[Stored entries]
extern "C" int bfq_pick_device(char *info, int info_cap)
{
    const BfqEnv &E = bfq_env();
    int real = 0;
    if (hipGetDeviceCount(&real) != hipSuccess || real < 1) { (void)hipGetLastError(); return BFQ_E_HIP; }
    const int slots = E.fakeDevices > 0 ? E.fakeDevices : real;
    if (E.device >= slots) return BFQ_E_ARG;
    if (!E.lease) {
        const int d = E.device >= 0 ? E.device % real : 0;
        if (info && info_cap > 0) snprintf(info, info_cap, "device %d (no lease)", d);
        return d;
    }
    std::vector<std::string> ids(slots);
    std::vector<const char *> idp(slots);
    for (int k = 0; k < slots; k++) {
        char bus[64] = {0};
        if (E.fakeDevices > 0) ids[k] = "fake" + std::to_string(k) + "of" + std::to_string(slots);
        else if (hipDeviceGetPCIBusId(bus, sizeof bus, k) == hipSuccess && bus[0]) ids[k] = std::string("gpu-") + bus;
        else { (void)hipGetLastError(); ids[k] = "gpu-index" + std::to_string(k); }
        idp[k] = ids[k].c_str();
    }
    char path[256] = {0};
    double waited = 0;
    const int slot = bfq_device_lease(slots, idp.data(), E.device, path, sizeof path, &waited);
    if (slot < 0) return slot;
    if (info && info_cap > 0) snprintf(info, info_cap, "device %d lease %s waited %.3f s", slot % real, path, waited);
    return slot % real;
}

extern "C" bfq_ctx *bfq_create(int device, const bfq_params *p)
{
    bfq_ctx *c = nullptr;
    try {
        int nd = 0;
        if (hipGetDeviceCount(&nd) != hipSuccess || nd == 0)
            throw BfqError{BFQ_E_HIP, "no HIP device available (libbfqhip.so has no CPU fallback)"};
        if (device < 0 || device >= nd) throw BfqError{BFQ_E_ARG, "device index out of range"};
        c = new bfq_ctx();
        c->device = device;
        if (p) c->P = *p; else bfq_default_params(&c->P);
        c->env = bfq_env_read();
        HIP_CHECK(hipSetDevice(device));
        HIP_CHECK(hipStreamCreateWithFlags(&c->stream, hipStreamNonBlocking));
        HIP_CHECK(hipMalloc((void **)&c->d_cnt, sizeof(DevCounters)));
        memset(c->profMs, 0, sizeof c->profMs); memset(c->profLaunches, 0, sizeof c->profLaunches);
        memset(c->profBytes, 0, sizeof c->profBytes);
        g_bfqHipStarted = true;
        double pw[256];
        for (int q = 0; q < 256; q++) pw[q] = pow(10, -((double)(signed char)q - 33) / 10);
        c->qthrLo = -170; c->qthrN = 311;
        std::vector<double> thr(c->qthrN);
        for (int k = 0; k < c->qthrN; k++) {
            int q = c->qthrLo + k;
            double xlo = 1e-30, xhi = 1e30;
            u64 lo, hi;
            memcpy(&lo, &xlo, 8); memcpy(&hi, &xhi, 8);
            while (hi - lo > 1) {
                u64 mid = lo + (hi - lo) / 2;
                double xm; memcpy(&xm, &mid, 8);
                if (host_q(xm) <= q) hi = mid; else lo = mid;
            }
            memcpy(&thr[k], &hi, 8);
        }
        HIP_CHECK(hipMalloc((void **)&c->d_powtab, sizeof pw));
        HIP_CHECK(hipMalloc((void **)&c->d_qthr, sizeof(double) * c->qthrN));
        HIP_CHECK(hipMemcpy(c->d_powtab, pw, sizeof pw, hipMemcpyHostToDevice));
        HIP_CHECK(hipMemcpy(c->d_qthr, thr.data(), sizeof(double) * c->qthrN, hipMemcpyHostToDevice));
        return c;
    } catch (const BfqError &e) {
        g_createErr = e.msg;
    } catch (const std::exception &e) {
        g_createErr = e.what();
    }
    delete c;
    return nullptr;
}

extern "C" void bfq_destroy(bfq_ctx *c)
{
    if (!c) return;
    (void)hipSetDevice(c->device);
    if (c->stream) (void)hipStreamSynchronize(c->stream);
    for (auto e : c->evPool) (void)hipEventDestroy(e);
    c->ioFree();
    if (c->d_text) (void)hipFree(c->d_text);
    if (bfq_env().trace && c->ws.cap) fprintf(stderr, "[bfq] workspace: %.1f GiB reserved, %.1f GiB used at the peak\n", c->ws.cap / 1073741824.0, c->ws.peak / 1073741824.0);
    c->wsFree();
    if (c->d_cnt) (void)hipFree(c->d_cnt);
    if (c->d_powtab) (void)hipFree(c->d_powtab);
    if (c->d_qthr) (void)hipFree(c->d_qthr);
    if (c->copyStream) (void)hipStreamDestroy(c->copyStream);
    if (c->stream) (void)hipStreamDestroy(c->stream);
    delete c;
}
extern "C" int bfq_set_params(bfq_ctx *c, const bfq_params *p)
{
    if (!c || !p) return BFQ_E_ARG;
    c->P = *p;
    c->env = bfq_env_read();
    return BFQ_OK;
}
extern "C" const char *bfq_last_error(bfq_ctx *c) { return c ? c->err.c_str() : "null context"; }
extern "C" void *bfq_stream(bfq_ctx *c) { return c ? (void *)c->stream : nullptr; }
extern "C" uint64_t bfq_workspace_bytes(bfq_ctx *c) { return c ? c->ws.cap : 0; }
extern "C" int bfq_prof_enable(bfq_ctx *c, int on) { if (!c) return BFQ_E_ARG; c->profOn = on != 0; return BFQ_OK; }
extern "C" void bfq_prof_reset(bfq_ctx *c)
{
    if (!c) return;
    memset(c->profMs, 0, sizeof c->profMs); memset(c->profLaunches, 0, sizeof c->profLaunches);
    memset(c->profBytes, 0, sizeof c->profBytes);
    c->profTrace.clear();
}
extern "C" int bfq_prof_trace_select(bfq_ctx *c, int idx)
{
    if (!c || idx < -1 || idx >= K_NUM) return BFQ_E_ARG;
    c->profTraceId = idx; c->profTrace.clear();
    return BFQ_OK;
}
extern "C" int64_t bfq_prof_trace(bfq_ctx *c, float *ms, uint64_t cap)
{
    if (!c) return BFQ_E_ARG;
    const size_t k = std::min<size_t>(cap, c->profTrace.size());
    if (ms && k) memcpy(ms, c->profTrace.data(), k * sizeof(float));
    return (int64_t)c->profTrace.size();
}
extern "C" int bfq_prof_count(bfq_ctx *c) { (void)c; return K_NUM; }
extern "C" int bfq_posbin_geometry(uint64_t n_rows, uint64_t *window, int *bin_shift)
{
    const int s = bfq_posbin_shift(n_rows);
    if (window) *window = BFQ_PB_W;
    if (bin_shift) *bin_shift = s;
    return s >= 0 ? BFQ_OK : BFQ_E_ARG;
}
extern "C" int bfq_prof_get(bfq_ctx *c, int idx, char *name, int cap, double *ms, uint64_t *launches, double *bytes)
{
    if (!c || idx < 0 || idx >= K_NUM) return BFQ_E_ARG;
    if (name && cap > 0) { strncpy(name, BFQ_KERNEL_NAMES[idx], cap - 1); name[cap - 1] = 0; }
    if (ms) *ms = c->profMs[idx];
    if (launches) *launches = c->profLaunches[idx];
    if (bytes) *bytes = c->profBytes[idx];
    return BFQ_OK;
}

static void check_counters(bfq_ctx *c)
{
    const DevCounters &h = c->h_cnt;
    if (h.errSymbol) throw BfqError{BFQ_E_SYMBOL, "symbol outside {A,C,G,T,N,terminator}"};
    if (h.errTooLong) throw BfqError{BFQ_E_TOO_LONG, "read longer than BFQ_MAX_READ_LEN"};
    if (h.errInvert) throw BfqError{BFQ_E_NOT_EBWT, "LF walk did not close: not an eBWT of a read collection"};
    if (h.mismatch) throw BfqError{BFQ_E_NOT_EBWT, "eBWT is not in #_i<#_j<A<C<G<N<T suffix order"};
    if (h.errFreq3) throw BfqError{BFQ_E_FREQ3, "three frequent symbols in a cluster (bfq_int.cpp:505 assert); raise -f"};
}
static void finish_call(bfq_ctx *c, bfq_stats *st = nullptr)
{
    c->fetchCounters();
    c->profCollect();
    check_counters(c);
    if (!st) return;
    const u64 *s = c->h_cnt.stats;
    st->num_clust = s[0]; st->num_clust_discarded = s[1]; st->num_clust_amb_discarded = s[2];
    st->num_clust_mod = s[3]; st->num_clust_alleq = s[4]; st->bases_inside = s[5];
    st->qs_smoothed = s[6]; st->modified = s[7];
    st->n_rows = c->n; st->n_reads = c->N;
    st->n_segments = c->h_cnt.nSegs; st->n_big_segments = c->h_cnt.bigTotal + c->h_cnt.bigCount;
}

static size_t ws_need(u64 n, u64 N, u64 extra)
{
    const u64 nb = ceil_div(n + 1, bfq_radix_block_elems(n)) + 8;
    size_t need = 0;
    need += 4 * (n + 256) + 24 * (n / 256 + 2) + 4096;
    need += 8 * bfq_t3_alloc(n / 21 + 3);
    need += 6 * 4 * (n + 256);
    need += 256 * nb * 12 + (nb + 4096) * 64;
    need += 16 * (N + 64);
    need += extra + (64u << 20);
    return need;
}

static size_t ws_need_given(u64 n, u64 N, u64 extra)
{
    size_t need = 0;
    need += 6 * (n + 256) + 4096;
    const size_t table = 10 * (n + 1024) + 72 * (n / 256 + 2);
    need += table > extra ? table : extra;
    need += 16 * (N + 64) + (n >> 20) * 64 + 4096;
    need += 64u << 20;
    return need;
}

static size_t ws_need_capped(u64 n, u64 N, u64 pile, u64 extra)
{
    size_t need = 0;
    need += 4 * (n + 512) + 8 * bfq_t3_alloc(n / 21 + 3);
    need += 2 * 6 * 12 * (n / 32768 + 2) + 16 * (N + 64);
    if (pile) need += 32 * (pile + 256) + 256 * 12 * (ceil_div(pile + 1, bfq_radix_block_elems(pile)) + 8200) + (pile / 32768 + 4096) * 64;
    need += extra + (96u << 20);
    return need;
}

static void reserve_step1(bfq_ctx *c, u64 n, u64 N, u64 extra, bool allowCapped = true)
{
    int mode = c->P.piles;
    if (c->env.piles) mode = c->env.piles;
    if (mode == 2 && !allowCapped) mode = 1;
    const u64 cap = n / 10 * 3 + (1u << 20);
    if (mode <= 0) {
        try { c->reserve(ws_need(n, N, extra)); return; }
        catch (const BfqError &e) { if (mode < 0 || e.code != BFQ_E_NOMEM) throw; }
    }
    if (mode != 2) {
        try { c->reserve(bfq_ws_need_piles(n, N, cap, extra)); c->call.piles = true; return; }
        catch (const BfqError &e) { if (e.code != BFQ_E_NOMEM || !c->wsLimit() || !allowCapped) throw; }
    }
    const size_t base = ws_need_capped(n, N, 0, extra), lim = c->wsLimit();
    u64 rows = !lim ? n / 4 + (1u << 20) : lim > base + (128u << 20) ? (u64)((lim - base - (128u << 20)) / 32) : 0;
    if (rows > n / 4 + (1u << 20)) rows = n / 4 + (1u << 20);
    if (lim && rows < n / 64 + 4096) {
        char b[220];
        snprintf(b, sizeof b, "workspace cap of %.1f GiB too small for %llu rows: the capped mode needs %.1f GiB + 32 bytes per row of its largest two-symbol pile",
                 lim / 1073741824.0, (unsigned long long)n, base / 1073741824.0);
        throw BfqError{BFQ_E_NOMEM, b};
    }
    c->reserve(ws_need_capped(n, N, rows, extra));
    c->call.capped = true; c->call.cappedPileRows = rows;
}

§ **Exercise**
Reproduce the lines above, beginning at the line with "if (E.fakeDevices >" and stopping after the line with "HIP_CHECK(hipSetDevice(device));", exactly as they are.

§ **Solution to this problem**
        if (E.fakeDevices > 0) ids[k] = "fake" + std::to_string(k) + "of" + std::to_string(slots);
        else if (hipDeviceGetPCIBusId(bus, sizeof bus, k) == hipSuccess && bus[0]) ids[k] = std::string("gpu-") + bus;
        else { (void)hipGetLastError(); ids[k] = "gpu-index" + std::to_string(k); }
        idp[k] = ids[k].c_str();
    }
    char path[256] = {0};
    double waited = 0;
    const int slot = bfq_device_lease(slots, idp.data(), E.device, path, sizeof path, &waited);
    if (slot < 0) return slot;
    if (info && info_cap > 0) snprintf(info, info_cap, "device %d lease %s waited %.3f s", slot % real, path, waited);
    return slot % real;
}

extern "C" bfq_ctx *bfq_create(int device, const bfq_params *p)
{
    bfq_ctx *c = nullptr;
    try {
        int nd = 0;
        if (hipGetDeviceCount(&nd) != hipSuccess || nd == 0)
            throw BfqError{BFQ_E_HIP, "no HIP device available (libbfqhip.so has no CPU fallback)"};
        if (device < 0 || device >= nd) throw BfqError{BFQ_E_ARG, "device index out of range"};
        c = new bfq_ctx();
        c->device = device;
        if (p) c->P = *p; else bfq_default_params(&c->P);
        c->env = bfq_env_read();
        HIP_CHECK(hipSetDevice(device));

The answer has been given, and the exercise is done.